Self-Assembling Multifunctional Peptide Dimers for Gene Delivery Systems

Self-assembling multifunctional peptide was designed for gene delivery systems. The multifunctional peptide (MP) consists of cellular penetrating peptide moiety (R8), matrix metalloproteinase-2 (MMP-2) specific sequence (GPLGV), pH-responsive moiety (H5), and hydrophobic moiety (palmitic acid) (CR8GPLGVH5-Pal). MP was oxidized to form multifunctional peptide dimer (MPD) by DMSO oxidation of thiols in terminal cysteine residues.
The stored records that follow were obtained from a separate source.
@@ -307,8 +366,16 @@
     unsigned obase = (unsigned)((4 * li + kq) * 16);
 
     typename pc::raw_t raw[PF][NKX];
-#pragma unroll
-    for (int u = 0; u < PF; ++u) load_tile(u < ntz ? u : ntz - 1, raw[u]);
+    constexpr bool EARLY = ELDS;
+    if constexpr (EARLY) {
+#pragma unroll
+        for (int u = 0; u < PF; ++u)
+#pragma unroll
+            for (int m = 0; m < NKX; ++m) raw[u][m] = raw_early[u][m];
+    } else {
+#pragma unroll
+        for (int u = 0; u < PF; ++u) load_tile(u < ntz ? u : ntz - 1, raw[u]);
+    }
 
     v4f outP[PF][NTW], outQ[PF];
 #pragma unroll
@@ -317,9 +384,12 @@
         for (int w = 0; w < NTW; ++w) outP[u][w] = zero4;
         outQ[u] = zero4;
     }
-    auto step = [&](int t, auto steady_tag, auto phase_tag, typename pc::raw_t (&rw)[NKX], v4f (&P)[NTW], v4f& Q) __attribute__((always_inline)) {
+    auto step = [&](int t, auto steady_tag, auto phase_tag, typename pc::raw_t (&rw)[NKX], v4f (&P)[NTW], v4f& Q,
+                    auto form_tag, int zb) __attribute__((always_inline)) {
         constexpr bool STEADY = decltype(steady_tag)::value;
         constexpr int PH = decltype(phase_tag)::value;
+        constexpr int FORM = decltype(form_tag)::value;
+        constexpr bool NOBR = STEADY || FORM != 0;
         constexpr bool TURN = STEADY && ROT && PH >= 0;
         constexpr int SLOT = TURN ? PH : 2 * LA;
         constexpr int VS = TURN ? PH : 0;
@@ -336,7 +406,7 @@
 #pragma unroll
                     for (int i = 0; i < 2 * LA; ++i) { win[w][a][i][0] = win[w][a][i + 1][0]; win[w][a][i][1] = win[w][a][i + 1][1]; }
         }
-        if (STEADY || t < ntz) {
+        if (NOBR || t < ntz) {
             v4u dh[NKX], dl[NKX];
 #pragma unroll
             for (int m = 0; m < NKX; ++m) {
@@ -344,7 +414,7 @@
                 else pc::split(rw[m], dh[m], dl[m]);
             }
             __builtin_amdgcn_sched_barrier(0);
-            if (STEADY) load_tile(t + PF < ntz ? t + PF : ntz - 1, rw);
+            if (NOBR) load_tile(t + PF < ntz ? t + PF : ntz - 1, rw);
             else if (t + PF < ntz) load_tile(t + PF, rw);
             __builtin_amdgcn_sched_barrier(0);
 #pragma unroll
@@ -397,7 +467,7 @@
                 for (int a = 0; a < 4; ++a) { put(w, a, 0, 0u); put(w, a, 1, 0u); }
         }
         const int U = t - LA;
-        if (STEADY || U >= 0) {
+        if (FORM != 1 && (NOBR || U >= 0)) {
             const int want = (U >= u_lo && U <= u_hi) ? u_lo : U;
             if constexpr (!STEADY && !ZLDS) {
                 if (want != zset) {
@@ -433,6 +503,10 @@
                     const int KF = ((TR & 1) ? ZL1 : 0) + ((ks - TR / 2 + NKZ) % NKZ) * 256;
                     z00 = zl[KF + 0 * 64 + lane]; z01 = zl[KF + 1 * 64 + lane];
                     z10 = zl[KF + 2 * 64 + lane]; z11 = zl[KF + 3 * 64 + lane];
+                } else if constexpr (FORM == 2) {
+                    const int KF = zb + ks * 256 + lane;
+                    z00 = zl[KF + 0 * 64]; z01 = zl[KF + 1 * 64];
+                    z10 = zl[KF + 2 * 64]; z11 = zl[KF + 3 * 64];
                 } else {
                     const v4u* zp = zt + ((size_t)(want * NKZ + ks) * 2) * 128;
                     z00 = zp[0]; z01 = zp[64]; z10 = zp[128]; z11 = zp[192];
@@ -459,7 +533,7 @@
                     if constexpr (MIXSPLIT) q0[w] = mfma16(al, z10, q0[w]);
                     else q1[w] = mfma16(al, z10, q1[w]);
                 }
-                if constexpr (ZLDS && !STEADY) __builtin_amdgcn_sched_barrier(0);
+                if constexpr (ZLDS && !STEADY && FORM == 0) __builtin_amdgcn_sched_barrier(0);
             }
             __builtin_amdgcn_sched_barrier(0);
 #pragma unroll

MPD could condense pDNA successfully at a weight ratio of 5. MPD itself could self-assemble into submicron micelle particles via hydrophobic interaction, of which critical micelle concentration is about 0.01 mM. MPD showed concentration-dependent but low cytotoxicity in comparison with PEI25k. MPD polyplexes showed low transfection efficiency in HEK293 cells expressing low level of MMP-2 but high transfection efficiency in A549 and C2C12 cells expressing high level of MMP-2, meaning the enhanced transfection efficiency probably due to MMP-induced structural change of polyplexes. Bafilomycin A1-treated transfection results suggest that the transfection of MPD is mediated via endosomal escape by endosome buffering ability. These results show the potential of MPD for MMP-2 targeted gene delivery systems due to its multifunctionality.